# Starter Sets and other newbie questions...



## Flying Dutchman (Jul 30, 2013)

Hi,
Recently joined the forum after my interest has been sparked and are now looking to start from the ground up. My questions have probably been asked before, but here goes:

Starter Kits - I'm looking at a Hornby kit and was interested in the Flying Scottsman. I was told that the Cornishman kit would be better as it is digital - please elaborate. Is it better to get a digital kit from the start and build it up from there, or go ananlogue and eventually upgrade/add digital components?

What is the difference between DCC ready and DCC fitted?

Can I operate an analogue loco on a digital controller

Your help and answers are appreciated. From here I can at least decide whihc way to go.


----------



## DonR (Oct 18, 2012)

FD

First I would recommend that you peruse the DCC Forum here.
Read the various threads asking questions similar to yours.


Do yourself a favor and only consider DCC right from the start.
I am unfamiliar with the train kits you mention and can only comment
on DCC in general.

DCC makes operating your trains fun and does away with all
of the annoying limitations of analog or what's known as a DC system.

DCC ready means that the loco maker has installed a jack that
will accept some DCC decoder plugs.

DCC fitted ( on board, Installed) means that the loco can be
placed on a DCC layout and be controlled by the DCC system
right from the git go. The decoder is already in the loco.
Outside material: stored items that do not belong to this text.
def headnorm_rope_(x, heads, head_dim, weight, bias, eps, cos=None, sin=None, rope_row0=0, out_scale=1.0):
    assert x.dim() == 3 and x.stride(2) == 1
    b, rows, _ = x.shape
    _lib.check(_lib.lib().fino_headnorm_rope_scaled(_p(x), b, rows, heads, head_dim, x.stride(1), x.stride(0), _p(weight),
                                                   _p(bias), eps, _p(cos), _p(sin), rope_row0, float(out_scale), _dt(x),
                                                   _stream()), "fino_headnorm_rope")
    return x


SPLIT_ATTENTION_TAIL = os.environ.get("FINO_ATTN_SPLIT", "1") != "0"
_attn_ws = {}


def _attention_workspace(b, heads, lq, lk, dh, device):
    need = _lib.lib().fino_attn_workspace_bytes(b, heads, lq, lk, dh)
    if need <= 0:
        return None, 0
    key = (device.index, torch.cuda.current_stream().cuda_stream)
    ws = _attn_ws.get(key)
    if ws is None or ws.numel() * 4 < need:
        ws = _attn_ws[key] = torch.empty(need // 4, dtype=torch.float32, device=device)
    return ws, need


def attention(q, k, v, heads, out=None, scale=None):
    assert q.dim() == 3 and k.dim() == 3 and v.dim() == 3
    b, lq, hd = q.shape
    lk = k.shape[1]
    dh = hd // heads
    for t in (q, k, v):
        assert t.stride(2) == 1 and t.is_cuda
    if out is None:
        out = torch.empty((b, lq, hd), dtype=q.dtype, device=q.device)
    scale = dh ** -0.5 if scale is None else scale
    ev = _timed("attn_self" if lk > 1024 else "attn_cross")
    ws, ws_bytes = _attention_workspace(b, heads, lq, lk, dh, q.device) if SPLIT_ATTENTION_TAIL else (None, 0)
    _lib.check(_lib.lib().fino_attn_fwd_ws(_p(q), _p(k), _p(v), _p(out), b, heads, lq, lk, dh,
                                          q.stride(0), q.stride(1), dh, k.stride(0), k.stride(1), dh,
                                          v.stride(0), v.stride(1), dh, out.stride(0), out.stride(1), dh,
                                          float(scale), _dt(q), _p(ws), ws_bytes, _stream()), "fino_attn_fwd_ws")
    if ev is not None:
        ev.record()
        kt_ = KernelTimer.active
        nm = "attn_self" if lk > 1024 else "attn_cross"
        kt_.flops[nm] = kt_.flops.get(nm, 0.0) + 4.0 * b * lq * lk * hd
        kt_.bytes[nm] = kt_.bytes.get(nm, 0.0) + 2.0 * b * hd * (2 * lq + 2 * lk)
    return out


def attention_tail_supported(b, heads, lq, lk, dh):
    return bool(_lib.lib().fino_attn_tail_supported(int(b), int(heads), int(lq), int(lk), int(dh)))


def attention_tail(q, k, v, heads, lk_b, tail_mult, out=None, scale=None):
    import ctypes
    assert q.dim() == 3 and k.dim() == 3 and v.dim() == 3
    b, lq, hd = q.shape
    lk = k.shape[1]
    dh = hd // heads
    for t in (q, k, v):
        assert t.stride(2) == 1 and t.is_cuda
    assert len(lk_b) == b and len(tail_mult) == b
    if out is None:
        out = torch.empty((b, lq, hd), dtype=q.dtype, device=q.device)
    scale = dh ** -0.5 if scale is None else scale
    lk_arr = (ctypes.c_int * b)(*[int(x) for x in lk_b])
    mult_arr = (ctypes.c_float * b)(*[float(x) for x in tail_mult])
    ev = _timed("attn_cross")
    _lib.check(_lib.lib().fino_attn_fwd_tail(_p(q), _p(k), _p(v), _p(out), b, heads, lq, lk, dh,
                                            q.stride(0), q.stride(1), dh, k.stride(0), k.stride(1), dh,
                                            v.stride(0), v.stride(1), dh, out.stride(0), out.stride(1), dh,
                                            float(scale), _dt(q), ctypes.cast(lk_arr, ctypes.c_void_p),
                                            ctypes.cast(mult_arr, ctypes.c_void_p), _stream()), "fino_attn_fwd_tail")
    if ev is not None:
        ev.record()
        kt_ = KernelTimer.active
        kt_.flops["attn_cross"] = kt_.flops.get("attn_cross", 0.0) + 4.0 * lq * hd * sum(int(x) for x in lk_b)
    return out


def attention_probs_supported(b, heads, lq, lk, dh):
    return bool(_lib.lib().fino_attn_probs_supported(int(b), int(heads), int(lq), int(lk), int(dh)))


def row_rrms(x, eps, out=None):
    x2, rows, dim, ldx = _rows2d(x)
    if out is None:
        out = torch.empty(rows, dtype=torch.float32, device=x.device)
    assert out.dtype == torch.float32 and out.is_contiguous() and out.numel() >= rows
    _lib.check(_lib.lib().fino_row_rrms(_p(x2), rows, dim, ldx, float(eps), _p(out), _dt(x), _stream()), "fino_row_rrms")
    return out


def attention_probs(q, k, heads, lk_b, tail_mult, kp, out=None, scale=None, q_rrms=None, q_weight=None):
    import ctypes
    assert q.dim() == 3 and k.dim() == 3
    b, lq, hd = q.shape
    lk = k.shape[1]
    dh = hd // heads
    for t in (q, k):
        assert t.stride(2) == 1 and t.is_cuda
    if out is None:
        out = torch.empty((b, lq, heads * kp), dtype=q.dtype, device=q.device)
    assert out.shape == (b, lq, heads * kp) and out.stride(2) == 1
    scale = dh ** -0.5 if scale is None else scale
    lk_arr = (ctypes.c_int * b)(*[int(x) for x in lk_b])
    mult_arr = (ctypes.c_float * b)(*[float(x) for x in tail_mult])
    ev = _timed("attn_cross")
    _lib.check(_lib.lib().fino_attn_probs(_p(q), _p(k), _p(out), b, heads, lq, lk, dh, q.stride(0), q.stride(1), dh,
                                         k.stride(0), k.stride(1), dh, int(kp), out.stride(0), out.stride(1), float(scale),
                                         _dt(q), ctypes.cast(lk_arr, ctypes.c_void_p), ctypes.cast(mult_arr, ctypes.c_void_p),
                                         _p(q_rrms), q_rrms.stride(0) if q_rrms is not None else 0, _p(q_weight), _stream()),
               "fino_attn_probs")
    if ev is not None:
        ev.record()
        kt_ = KernelTimer.active
        kt_.flops["attn_cross"] = kt_.flops.get("attn_cross", 0.0) + 2.0 * lq * hd * sum(int(x) for x in lk_b)
    return out


_attn_fp8_ws = {}


FP8_P_EXP2, FP8_P_RAMP = 0, 1
FP8_P_MODES = {"exp2": FP8_P_EXP2, "ramp": FP8_P_RAMP}
_p_env = os.environ.get("FINO_FP8_P_MODE", "ramp")
if _p_env not in FP8_P_MODES:
    raise ValueError(f"FINO_FP8_P_MODE={_p_env!r}: expected one of {' | '.join(FP8_P_MODES)} (how the opt-in fp8 attention turns a "
                     f"softmax weight into its e4m3 byte; 'ramp' -- a piecewise-linear exp2, the default since round 4 -- adds "
                     f"~0.3e-2 to the 5.5e-2 rel-RMS of the fp8 operands, 'exp2' is the exact form)")
FP8_P_DEFAULT = FP8_P_MODES[_p_env]


def attention_fp8(q, k, v, heads, out=None, scale=None, p_mode=None):
    p_mode = FP8_P_DEFAULT if p_mode is None else FP8_P_MODES.get(p_mode, p_mode)
    assert q.dim() == 3 and k.dim() == 3 and v.dim() == 3
    b, lq, hd = q.shape
    lk = k.shape[1]
    dh = hd // heads
    for t in (q, k, v):
        assert t.stride(2) == 1 and t.is_cuda
    if out is None:
        out = torch.empty((b, lq, hd), dtype=q.dtype, device=q.device)
    scale = dh ** -0.5 if scale is None else scale
    need = _lib.lib().fino_attn_fp8_kv_bytes(b, heads, lk, dh)
    if need <= 0:
        raise RuntimeError(f"attention_fp8: head_dim {dh} is not supported (64 or 128)")
    key = (q.device.index, torch.cuda.current_stream().cuda_stream)
    ws = _attn_fp8_ws.get(key)
    if ws is None or ws.numel() < need:
        ws = _attn_fp8_ws[key] = torch.empty(need, dtype=torch.uint8, device=q.device)
    ev = _timed("attn_self" if lk > 1024 else "attn_cross")
    _lib.check(_lib.lib().fino_attn_fwd_fp8(_p(q), _p(k), _p(v), _p(out), b, heads, lq, lk, dh, q.stride(0), q.stride(1),
                                           k.stride(0), k.stride(1), v.stride(0), v.stride(1), out.stride(0), out.stride(1),
                                           float(scale), _dt(q), int(p_mode), _p(ws), need, _stream()), "fino_attn_fwd_fp8")
    if ev is not None:
        ev.record()
        kt_ = KernelTimer.active
        nm = "attn_self" if lk > 1024 else "attn_cross"
        kt_.flops[nm] = kt_.flops.get(nm, 0.0) + 4.0 * b * lq * lk * hd
    return out


def attention_partial_floats(batch, heads, lq, head_dim):
    return _lib.lib().fino_attn_partial_bytes(batch, heads, lq, head_dim) // 4


def attention_partial(q, k, v, heads, out=None, scale=None):
    assert q.dim() == 3 and k.dim() == 3 and v.dim() == 3
    b, lq, hd = q.shape
    lk = k.shape[1]
    dh = hd // heads
    for t in (q, k, v):
        assert t.stride(2) == 1 and t.is_cuda
    need = _lib.lib().fino_attn_partial_bytes(b, heads, lq, dh)
    if out is None or out.numel() * 4 < need:
        out = torch.empty(need // 4, dtype=torch.float32, device=q.device)
    scale = dh ** -0.5 if scale is None else scale
    _lib.check(_lib.lib().fino_attn_partial(_p(q), _p(k), _p(v), b, heads, lq, lk, dh, q.stride(0), q.stride(1), dh,
                                           k.stride(0), k.stride(1), dh, v.stride(0), v.stride(1), dh, float(scale),
                                           _dt(q), _p(out), need, _stream()), "fino_attn_partial")
    return out


def attention_merge(parts, batch, lq, heads, head_dim, dtype, out=None):
    assert 1 <= len(parts) <= 3
    if out is None:
        out = torch.empty((batch, lq, heads * head_dim), dtype=dtype, device=parts[0].device)
    ps = list(parts) + [None] * (3 - len(parts))
    _lib.check(_lib.lib().fino_attn_merge(_p(out), batch, heads, lq, head_dim, out.stride(0), out.stride(1), head_dim,
                                         _p(ps[0]), _p(ps[1]), _p(ps[2]), _dt(out), _stream()), "fino_attn_merge")
    return out


def gemm_plan(m, n):
    import ctypes
    r, t = ctypes.c_int64(), ctypes.c_int()
    _lib.check(_lib.lib().fino_gemm_plan(m, n, ctypes.byref(r), ctypes.byref(t)), "fino_gemm_plan")
    return r.value, t.value


def gemm(a, w, bias=None, epilogue=EPI_NONE, residual=None, gate=None, sel=None, out=None, out2=None, split=0, tile_m=0):
    a2, m, k, lda = _rows2d(a)
    assert w.dim() == 2 and w.stride(1) == 1 and w.shape[1] == k and w.dtype == a.dtype
    n = w.shape[0]
    if out is None:
        out = torch.empty((m, split or n), dtype=a.dtype, device=a.device)
    o2, _, _, ldc = _rows2d(out)
    if out2 is not None:
        assert 0 < split < n and residual is None
        c2, _, _, ldc2 = _rows2d(out2)
        done = _timed_gemm(None, 2.0 * m * n * k)
        _lib.check(_lib.lib().fino_gemm_split_n(_p(a2), _p(w), _p(bias), _p(o2), m, n, k, lda, w.stride(0), ldc, epilogue,
                                               0, 0, 0, 0, 0, _dt(a), _p(c2), ldc2, split, tile_m, _stream()),
                   "fino_gemm_split_n")
        if done is not None:
            done()
        return out, out2
    r2, ldr, ms = _epi_operands(residual, gate)
    if bias is not None:
        assert bias.dtype == a.dtype and bias.is_contiguous()
    done = _timed_gemm(epilogue, 2.0 * m * n * k, 2.0 * (m * k + n * k + m * n * (2 if residual is not None else 1)))
    if tile_m:
        _lib.check(_lib.lib().fino_gemm_split_n(_p(a2), _p(w), _p(bias), _p(o2), m, n, k, lda, w.stride(0), ldc, epilogue,
                                               _p(r2), ldr, _p(gate), ms, _p(sel), _dt(a), None, 0, 0, tile_m, _stream()),
                   "fino_gemm_split_n")
    else:
        _lib.check(_lib.lib().fino_gemm(_p(a2), _p(w), _p(bias), _p(o2), m, n, k, lda, w.stride(0), ldc, epilogue, _p(r2),
                                       ldr, _p(gate), ms, _p(sel), _dt(a), _stream()), "fino_gemm")
    if done is not None:
        done()
    return out


def gemm_blocked_a(a_blocks, rows, w, bias, residual, gate, sel, out, tile_m=0):
    if a_blocks.dim() == 3:
        a_blocks = a_blocks[None]
    assert a_blocks.dim() == 4 and a_blocks.stride(3) == 1 and w.dtype == a_blocks.dtype and w.stride(1) == 1
    groups, peers, _, bk = a_blocks.shape
    n, k = w.shape
    assert k == groups * peers * bk and residual.shape == (rows, n) and out.shape == (rows, n)
    r2, _, _, ldr = _rows2d(residual)
    o2, _, _, ldc = _rows2d(out)
    ms = gate.stride(0) if gate.dim() == 2 else 0
    done = _timed_gemm(None, 2.0 * rows * n * k)
    _lib.check(_lib.lib().fino_gemm_blocked_a(_p(a_blocks), _p(w), _p(bias), _p(o2), rows, n, k, bk, a_blocks.stride(1),
                                              groups, a_blocks.stride(0), a_blocks.stride(2), w.stride(0), ldc, _p(r2),
                                              ldr, _p(gate), ms, _p(sel), _dt(a_blocks), tile_m, _stream()),
               "fino_gemm_blocked_a")
    if done is not None:
        done()
    return out


def quantize_mxfp8(x, out=None):
    x2, rows, cols, ldx = _rows2d(x)
    nbytes = _lib.lib().fino_mxfp8_scale_bytes(rows, cols)
    if nbytes <= 0:
        raise ValueError(f"quantize_mxfp8: cols={cols} must be a positive multiple of 128")
    q, s = _mx_pair((rows, cols), nbytes, x.device, out)
    _lib.check(_lib.lib().fino_quantize_mxfp8(_p(x2), _p(q), _p(s), rows, cols, ldx, _dt(x), _stream()),
               "fino_quantize_mxfp8")
    return q, s


def ln_mxfp8(mode, x, weight=None, bias=None, shift=None, scale=None, sel=None, eps=1e-6, out=None):
    x2, rows, dim, ldx = _rows2d(x)
    nbytes = _lib.lib().fino_mxfp8_scale_bytes(rows, dim)
    if nbytes <= 0:
        raise ValueError(f"ln_mxfp8: dim={dim} must be a positive multiple of 128")
    q, s = _mx_pair((rows, dim), nbytes, x.device, out)
    for t in (weight, bias, shift, scale):
        assert t is None or t.dtype == torch.float32
    ms = shift.stride(0) if (shift is not None and shift.dim() == 2) else 0
    _lib.check(_lib.lib().fino_ln_mxfp8(mode, _p(x2), _p(q), _p(s), rows, dim, ldx, _p(weight), _p(bias), _p(shift),
                                       _p(scale), ms, _p(sel), eps, _dt(x), _stream()), "fino_ln_mxfp8")
    return q, s


def _mx_gemm(entry, aq, a_scales, wq, w_scales, bias, epilogue, residual, gate, sel, out, out_dtype, m, n, k):
    if out is None:
        out = torch.empty((m, n), dtype=out_dtype, device=aq.device)
    o2, _, _, ldc = _rows2d(out)
    r2, ldr, ms = _epi_operands(residual, gate)
    done = _timed_gemm(None, 2.0 * m * n * k)
    _lib.check(getattr(_lib.lib(), entry)(_p(aq), _p(a_scales), _p(wq), _p(w_scales), _p(bias), _p(o2), m, n, k, ldc,
                                          epilogue, _p(r2), ldr, _p(gate), ms, _p(sel), _dt(out), _stream()), entry)
    if done is not None:
        done()
    return out


def gemm_mxfp8(aq, a_scales, wq, w_scales, bias=None, epilogue=EPI_NONE, residual=None, gate=None, sel=None, out=None,
               out_dtype=torch.bfloat16):
    m, k = aq.shape
    n = wq.shape[0]
    assert wq.shape[1] == k and aq.dtype == torch.uint8 and wq.dtype == torch.uint8 and aq.is_contiguous() \
        and wq.is_contiguous()
    return _mx_gemm("fino_gemm_mxfp8", aq, a_scales, wq, w_scales, bias, epilogue, residual, gate, sel, out, out_dtype, m, n, k)


def gemm_mxfp8_q(aq, a_scales, wq, w_scales, bias, epilogue=EPI_NONE, out=None):
    m, k = aq.shape
    n = wq.shape[0]
    assert bias is not None and wq.shape[1] == k
    q, s = _mx_pair((m, n), _lib.lib().fino_mxfp8_scale_bytes(m, n), aq.device, out)
    done = _timed_gemm(None, 2.0 * m * n * k)
    _lib.check(_lib.lib().fino_gemm_mxfp8_q(_p(aq), _p(a_scales), _p(wq), _p(w_scales), _p(bias), _p(q), _p(s), m, n, k,
                                           epilogue, _dt(bias), _stream()), "fino_gemm_mxfp8_q")
    if done is not None:
        done()
    return q, s


def quantize_mxfp6(x, out=None):
    x2, rows, cols, ldx = _rows2d(x)
    nbytes = _lib.lib().fino_mxfp6_scale_bytes(rows, cols)
    if nbytes <= 0:
        raise ValueError(f"quantize_mxfp6: cols={cols} must be a positive multiple of 128")
    q, s = _mx_pair(_lib.lib().fino_mxfp6_bytes(rows, cols), nbytes, x.device, out)
    _lib.check(_lib.lib().fino_quantize_mxfp6(_p(x2), _p(q), _p(s), rows, cols, ldx, _dt(x), _stream()),
               "fino_quantize_mxfp6")
    q.mx_shape = (rows, cols)
    return q, s


def gemm_mxfp6(aq, a_scales, wq, w_scales, bias=None, epilogue=EPI_NONE, residual=None, gate=None, sel=None, out=None,
               out_dtype=torch.bfloat16, m=None, n=None, k=None):
    assert aq.dtype == torch.uint8 and wq.dtype == torch.uint8 and aq.is_contiguous() and wq.is_contiguous()
    sa_, sw_ = getattr(aq, "mx_shape", None), getattr(wq, "mx_shape", None)
    m = m if m is not None else (sa_[0] if sa_ else None)
    n = n if n is not None else (sw_[0] if sw_ else None)
    k = k if k is not None else (sa_[1] if sa_ else (sw_[1] if sw_ else None))
    if m is None or n is None or k is None:
        raise ValueError("gemm_mxfp6: operands without mx_shape need m / n / k")
    if sw_ and sw_[1] != k:
        raise ValueError(f"gemm_mxfp6: K of A ({k}) and of W ({sw_[1]}) differ")
    lib = _lib.lib()
    if aq.numel() != lib.fino_mxfp6_bytes(m, k) or wq.numel() != lib.fino_mxfp6_bytes(n, k):
        raise ValueError(f"gemm_mxfp6: operand sizes {aq.numel()} / {wq.numel()} do not match M={m} N={n} K={k}")
    return _mx_gemm("fino_gemm_mxfp6", aq, a_scales, wq, w_scales, bias, epilogue, residual, gate, sel, out, out_dtype, m, n, k)


def skinny_linear(x, w, b=None, silu_input=False):
    assert x.dtype == torch.float32 and x.dim() == 2 and x.is_contiguous() and w.is_contiguous()
    m, k = x.shape
    n = w.shape[0]
    wd = -1 if w.dtype == torch.float32 else _dt(w)
    if b is not None:
        assert b.dtype == w.dtype
    y = torch.empty((m, n), dtype=torch.float32, device=x.device)
    _lib.check(_lib.lib().fino_skinny_linear(_p(x), _p(w), _p(b), _p(y), m, n, k, wd, int(silu_input), _stream()),
               "fino_skinny_linear")
    return y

A DCC decoder is a small electronic device that interprets the
digital code from the controller. It is installed in the locomotive.

While a DC (or analog) loco can be run on some DCC systems
it can be damaged under some circumstances.

The DCC layout track is powered at all times. Lights on locos and
cars stay on and at the same brightness. You can run two locos
on the same track but going in opposite directions and at 
different speeds...actions that cannot be done on a DC system
without a complex circuit of isolated sections and many switches.

Some DC locomotives can be converted to DCC with installation
of a decoder.

Glad to have you on the Forum. Hope we can help.

Don


----------



## Don Trinko (Oct 23, 2012)

Welcome, Don


----------



## wingnut163 (Jan 3, 2013)

dont forget that you need two cabs (controller) to run two trains at the same time.


----------



## DonR (Oct 18, 2012)

Two DCC controllers make things a lot easier to run
2 trains at the same time but you can actually have only
one controller and still, by punching buttons back and
forth, keep 2 trains running in opposite directions on
the same track. I did it for months til I pulled out what little
hair I had.  

Don


----------